Incuriosita, ho chiesto ai ragazzi se la loro scuola fosse prettamente teorica (vedi: la mia Facoltà di Scienze della Comunicazione) o un po’ più pratica. La risposta non mi ha lasciato dubbi:

“Molto pratica. Spesso decidiamo che frasi mettere sulle pubblicità che vediamo.”

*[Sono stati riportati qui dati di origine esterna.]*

+static int kslab_plan(const dfw_gemm_args* a, GemmP& p) {
+  const int rc = gemm_fill_params(a, p);
+  if (rc) return rc;
+  if (!cfg().kslab || !cfg().k8) return DFW_ESHAPE;
+  if (p.taps != 9 || p.stride != 1 || p.pad != 1 || p.batch > 1 || p.geglu) return DFW_ESHAPE;
+  if (p.out_mode != DFW_OUT_T || p.res_f32 || p.gn_partial) return DFW_ESHAPE;
+  if ((p.Cin % 64) != 0 || (p.N % 64) != 0) return DFW_ESHAPE;
+  const bool up = p.ups != 0;
+  if (p.Ho != (up ? 2 * p.Hi : p.Hi) || p.Wo != (up ? 2 * p.Wi : p.Wi)) return DFW_ESHAPE;
+  const bool map8 = p.Ho == 8 && p.Wo == 8;
+  if (!map8 && (p.Ho != 16 || p.Wo != 16)) return DFW_ESHAPE;
+  if (((uintptr_t)p.A & 15) || ((uintptr_t)p.W & 15) || ((uintptr_t)p.C & 15) || (p.ldc % 4) != 0) return DFW_ESHAPE;
+  if (p.M < 256) return DFW_ESHAPE;
+  p.ntm = (p.M + 255) / 256;
+  p.ntn = (p.N + kSlabBN - 1) / kSlabBN;
+  const int units = p.ntm * p.ntn, nkt = p.K / 64;
+  int S;
+  if (a->splitk >= 2) {
+    S = a->splitk;
+    if (S > 64 || nkt / S < 2) return DFW_ESHAPE;
+  } else {
+    S = 256 / units;
+    if (S > nkt / kSlabKMin) S = nkt / kSlabKMin;
+    if (S < 2) return DFW_ESHAPE;
+  }
+  p.splitk = S;
+  p.tw = map8 ? 8 : 16; p.tw_log2 = map8 ? 3 : 4;
+  p.tpr = map8 ? 1 : p.Wo / 16;
+  p.tpi = map8 ? 1 : p.tpr * (p.Ho / 16);
+  p.gn_partial = nullptr; p.gn_chunks = 0;
+  return 0;
+}
+
+template <typename T>
+static int launch_kslab(const GemmP& p0, hipStream_t st) {
+  constexpr size_t lds = (size_t)(2 + kSlabBN / 128) * 32768 + 32768;
+  GemmP p = p0;
+  int nwg = p.ntm * p.ntn * p.splitk;
+  if (nwg > 256) nwg = 256;
+  nwg = (nwg + 7) & ~7;
+  DFW_STAMP_LAUNCH(p, nwg);
+  auto kfn = gemm8_kernel<T, true, kSlabBN, false, true>;
+  (void)hipFuncSetAttribute((const void*)kfn, hipFuncAttributeMaxDynamicSharedMemorySize, (int)lds);
+  hipLaunchKernelGGL(kfn, dim3(nwg), dim3(512), lds, st, p);
+  DFW_CHECK_LAUNCH();
+  return launch_splitk_reduce(p, st);
+}
+
 }
 
 using namespace dfw;
+
+extern "C" size_t dfw_conv_kslab_workspace_bytes(const dfw_gemm_args* a) {
+  GemmP p;
+  if (kslab_plan(a, p)) return 0;
+  return (size_t)p.splitk * (size_t)p.M * (size_t)p.N * sizeof(float);
+}
+
+extern "C" int dfw_conv_kslab_kernel_name(const dfw_gemm_args* a, char* buf, size_t n) {
+  if (!buf || n == 0) return DFW_EINVAL;
+  buf[0] = 0;
+  GemmP p;
+  const int rc = kslab_plan(a, p);
+  if (rc) return rc;
+  snprintf(buf, n, "gemm8_kernel<%s,256,%d,64,conv>+kslab", p.dtype_bf16 ? "bf16" : "f16", kSlabBN);
+  return 0;
+}
+
+extern "C" int dfw_conv_kslab(const dfw_gemm_args* a, dfw_stream_t stream) {
+  GemmP p;
+  const int rc = kslab_plan(a, p);
+  if (rc) return rc;
+  const size_t need = (size_t)p.splitk * (size_t)p.M * (size_t)p.N * sizeof(float);
+  if (!a->workspace || a->workspace_bytes < need || ((uintptr_t)a->workspace & 15)) return DFW_EWORKSPACE;
+  hipStream_t st = (hipStream_t)stream;
+  return DFW_BY_DTYPE(p, launch_kslab<T>(p, st));
+}
 
 extern "C" int dfw_conv_up2x_kernel_name(const dfw_conv_up2x_args* a, char* buf, size_t n) {
   if (!buf || n == 0) return DFW_EINVAL;
diff --git a/diffews_amd/csrc/gemm_common.h b/diffews_amd/csrc/gemm_common.h
--- a/diffews_amd/csrc/gemm_common.h
+++ b/diffews_amd/csrc/gemm_common.h
@@ -286,6 +286,9 @@
   bool f32o, rf32;
 };
 
+int gemm_fill_params(const dfw_gemm_args* a, GemmP& p);
+int launch_splitk_reduce(const GemmP& p, hipStream_t st);
+
 #define DFW_BY_DTYPE(p, ...) \
   ((p).dtype_bf16 ? [&] { using T = __bf16; return __VA_ARGS__; }() : [&] { using T = _Float16; return __VA_ARGS__; }())
 
diff --git a/diffews_amd/csrc/misc.hip b/diffews_amd/csrc/misc.hip
--- a/diffews_amd/csrc/misc.hip
+++ b/diffews_amd/csrc/misc.hip
@@ -848,13 +848,13 @@
   return c < 0 ? DFW_EINVAL : c;
 }
 
-static const dfw_config kDefaultCfg = {3, 1, 0, 0, 0, 0, 0, 1, 0, 192, 3};
+static const dfw_config kDefaultCfg = {3, 1, 0, 0, 0, 0, 0, 1, 0, 192, 3, 1};
 static dfw_config g_cfg = kDefaultCfg;
 namespace dfw { const dfw_config& cfg() { return g_cfg; } }
 
 extern "C" int dfw_configure(const dfw_config* c) {
   if (!c) { g_cfg = kDefaultCfg; return 0; }
-  if (c->conv_patch < 0 || c->conv_patch > 4 || c->fsa_force_splits < 0 || c->big_min_tiles < 1 || c->k8 < 0 || c->k8 > 3) return DFW_EINVAL;
+  if (c->conv_patch < 0 || c->conv_patch > 4 || c->fsa_force_splits < 0 || c->big_min_tiles < 1 || c->k8 < 0 || c->k8 > 3 || c->kslab < 0 || c->kslab > 1) return DFW_EINVAL;
   if (c->gemm_bm && !((c->gemm_bm == 128 && (c->gemm_bn == 128 || c->gemm_bn == 64)) || (c->gemm_bm == 64 && c->gemm_bn == 64))) return DFW_EINVAL;
   g_cfg = *c;
   return 0;
@@ -874,7 +874,7 @@
 }
 #endif
 
-extern "C" int dfw_version(void) { return 114; }
+extern "C" int dfw_version(void) { return 115; }
 
 extern "C" const char* dfw_error_string(int code) {
   switch (code) {
diff --git a/diffews_amd/ops.py b/diffews_amd/ops.py
--- a/diffews_amd/ops.py
+++ b/diffews_amd/ops.py
@@ -41,23 +41,28 @@
 gemm_hook = None
 
 
-def _gemm_call(a):
+def _gemm_call(a, kslab=False):
     lib = L.lib()
     if gemm_hook is not None:
         buf = C.create_string_buffer(64)
-        L.check(lib.dfw_gemm_kernel_name(C.byref(a), buf, 64), "dfw_gemm_kernel_name")
+        if kslab:
+            L.check(lib.dfw_conv_kslab_kernel_name(C.byref(a), buf, 64), "dfw_conv_kslab_kernel_name")
+        else:
+            L.check(lib.dfw_gemm_kernel_name(C.byref(a), buf, 64), "dfw_gemm_kernel_name")
         _timed(buf.value.decode(), 2.0 * a.M * a.N * a.K * max(1, a.batch),
-               (a.M, a.N, a.K, a.taps, a.stride, a.ups, a.splitk, max(1, a.batch)), lambda: _gemm_launch(lib, a))
+               (a.M, a.N, a.K, a.taps, a.stride, a.ups, a.splitk, max(1, a.batch)), lambda: _gemm_launch(lib, a, kslab))
         return
-    _gemm_launch(lib, a)
-
-
-def _gemm_launch(lib, a):
-    nbytes = lib.dfw_gemm_workspace_bytes(C.byref(a))
+    _gemm_launch(lib, a, kslab)
+
+
+def _gemm_launch(lib, a, kslab=False):
+    query, launch, what = ((lib.dfw_conv_kslab_workspace_bytes, lib.dfw_conv_kslab, "dfw_conv_kslab") if kslab else
+                           (lib.dfw_gemm_workspace_bytes, lib.dfw_gemm, "dfw_gemm"))
+    nbytes = query(C.byref(a))
     if nbytes:
         ws = torch.empty(nbytes // 4, dtype=torch.float32, device="cuda")
         a.workspace, a.workspace_bytes = ws.data_ptr(), nbytes
-    L.check(lib.dfw_gemm(C.byref(a), _stream()), "dfw_gemm")
+    L.check(launch(C.byref(a), _stream()), what)
     return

La terminologia, probabilmente, non sarà la lacuna peggiore che l’istituto lascerà ai suoi futuri ex studenti (ho sentito anche la parola “slogan”, che, a dispetto di quello che molti credono, in un’agenzia non si usa mai).
Qui il problema è proprio alla base. Il marketing, la comunicazione sono mestieri e come tali vanno affrontati. Non si può improvvisare – quella è roba da artisti, non fa per noi.
Se siamo noi i primi a trattare con sufficienza il nostro lavoro, non possiamo pensare che gli altri – che magari fanno i medici, gli ingegneri, gli avvocati – ci prendano sul serio.

Quindi, insomma, non è cattiveria se ho pensato che quella scuola in realtà stesse vendendo fumo più che una preparazione adeguata, no?

Comunque, passano pochi giorni e una pubblicità in metropolitana m’informa che allo IED si tengono corsi per diventare “fashion blogger”.

Ora: avete mai sentito di qualche fashion blogger uscita dallo IED?

Scusate, ho sbagliato, riformulo la domanda.

Avete mai sentito di qualche Blogger con la “b” maiuscola che per diventare tale abbia avuto bisogno di un corso? DELLO IED?!?

Qualcosa mi dice che più che insegnare moda, qui qualcuno stia cercando di sfruttare una moda. Tra l’altro, già passata.